# [DECIDED] Help deciding on HDD setup (RAID/LVM2/LDM)

## JohnLM

So after my HDD had broken down (and I had no backups), I'm going to make changes to how I use my HDDs.

The breakdown was even more unlucky since it happened right after I decided I needed to make backups.

So, now I have to decide what exact setup I should use, and since I've never used anything but good ole MBR partition scheme, I will need some help on these.

Equipment and Data

2 x brand new WD 1TB SATA disks (currently empty)

Samsung 80GB PATA (reserve/rescue disk - I leave this out any fancy RAID/LVM setup)

Some 500GB SATA disk I will probably get from warranty somwhere later on.

My data can be split in three parts.

Critical personal data (photos, code, work files and stuff) - the thing I want to mirror and backup.

Non-critical personal data (music, other people's code/software) - no real need to mirror or backup these.

System and boot data - I intend to leave these out of RAID/LVM array at all, in case it fails/breaks.  :Very Happy: 

A slight problem is that I do dual-boot with Windows and I want to access my data from both systems.

The RAID way

Initial idea was of RAID5 with three 500GB disks. I forsook this idea when I decided I will buy two 1TB disks.

Now I think to make RAID 1 with 1TB and leave one 500GB for non-critical data.

This is probably the best way since I have a hardware RAID controller and I can use the array for both Gentoo and Windows.

LVM2 way

I consider this as well since it is unlikely I will fill 1TB with photos and code. I could make a mirrored LV for critical data and be able to use my HDD space more effectively.

BUT, I'm not really sure how LVM2 would react if a HDD would fail. Other thing I presume Windows isn't able to read LVM2 volumes, is it?

"Dynamic disks"??

Then there is this NT "Dynamic disks" thing, which also is a LVM as far as I understand. If it plays nice with both Windows and Gentoo, it is an option as well.

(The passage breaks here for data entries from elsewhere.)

# Advaith-Sajeev/LiDAR-Vision-VQA

Hardware: NVIDIA B200
Metric: lidar_encoder_sweeps_per_sec (higher is better)
Workload: dtype f32

## Files before the change

### lidar_vision_vqa_b200/csrc/scatter.cu

```cuda
#include <cuda_fp16.h>

#include <cstdlib>

#include "common.cuh"

namespace pillars {

namespace {

constexpr int kThreads = 256;

__global__ void k_build_cell_row(const void *__restrict__ coords, int coords_float, int64_t m,
                                 const int32_t *__restrict__ m_dev, int nb, int nx, int ny, int nz,
                                 int32_t *__restrict__ cell_row)
{
    const int64_t i = static_cast<int64_t>(blockIdx.x) * blockDim.x + threadIdx.x;
    int64_t live = m;
    if (m_dev) live = tmin<int64_t>(m, static_cast<int64_t>(*m_dev));
    if (i >= live) return;
    int b, z, y, x;
    if (coords_float) {
        const float4 c = *reinterpret_cast<const float4 *>(static_cast<const float *>(coords) + i * 4);
        b = static_cast<int>(c.x); z = static_cast<int>(c.y); y = static_cast<int>(c.z); x = static_cast<int>(c.w);
    } else {
        const int4 c = *reinterpret_cast<const int4 *>(static_cast<const int32_t *>(coords) + i * 4);
        b = c.x; z = c.y; y = c.z; x = c.w;
    }
    const int64_t plane = static_cast<int64_t>(nx) * ny * nz;
    const int64_t cell = nz > 1 ? (static_cast<int64_t>(z) * ny + y) * nx + x : static_cast<int64_t>(z) + static_cast<int64_t>(y) * nx + x;
    if (b < 0 || b >= nb || cell < 0 || cell >= plane || x < 0 || x >= nx) return;
    atomicMax(cell_row + static_cast<int64_t>(b) * plane + cell, static_cast<int32_t>(i));
}

__global__ void k_rebase_segments(int32_t *__restrict__ coords, int n_seg, int64_t rows_per_seg, int64_t seg_stride,
                                  const int32_t *__restrict__ seg_counts, int64_t count_stride, int frames_per_seg,
                                  int32_t *__restrict__ overflow)
{
    const int64_t i = static_cast<int64_t>(blockIdx.x) * blockDim.x + threadIdx.x;
    if (i >= rows_per_seg * n_seg) return;
    const int seg = static_cast<int>(i / rows_per_seg);
    const int64_t r = i - seg * rows_per_seg;
    const int32_t cnt = __ldg(seg_counts + static_cast<int64_t>(seg) * count_stride);
    int32_t *b = coords + seg * seg_stride + r * 4;
    if (r < cnt) *b += seg * frames_per_seg;
    else *b = -1;
    if (r == 0 && cnt > rows_per_seg && overflow) *overflow = 1;
}
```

What are your thoughts, and what would you recommend?

Thanks in advance!

----

There are two kinds of people - those who make backups and those who have never had a HDD failure.

----------

## aCOSwt

 *JohnLM wrote:*   

> So after my HDD had broken down (and I had no backups), I'm going to make changes to how I use my HDDs.
> 
> The breakdown was even more unlucky since it happened right after I decided I needed to make backups.

 

No disrespect meant of course.

However, is your behaviour towards backuping subject to change...   :Question: 

I mean... if you are likely going on deciding making backups only...   :Wink: 

This + MICROS~1 compatibility, I would strongly recommend the RAID solution.

<joking>

BTW, I am so stupid... as your hdd crashes when you decide making backups...

The best solution is to stop deciding making backups...

</joking>

----------

## JohnLM

This was a rather fast decision. RAID indeed seems to be most universal and with least hassle.

It's hard to "teach an old cat" to do stuff that he never did.

I'm going to do backups, but if I don't... RAID 1 should make it up for a good short-term substitute.  :Rolling Eyes: 

----------

## aCOSwt

 *JohnLM wrote:*   

> It's hard to "teach an old cat" to do stuff that he never did.

 

 :Laughing:   :Laughing:   :Laughing: 

I am another one !   :Rolling Eyes: 

----------

## JohnLM

So much for following my previous decision  :Very Happy: 

I just felt the need to try the LDM (Dynamic Disks thigie), so I did. It actually works quite nice in Gentoo as "non-superblock" MD (softRAID) devices (which they really are).

Hmm, so now, how do I force it to rebuild these MD arrays on boot up... elegantly???

I couldn't really work out proper config settings, so I simply threw mdadm -B lines in initscript. This isn't really nice is it?

----------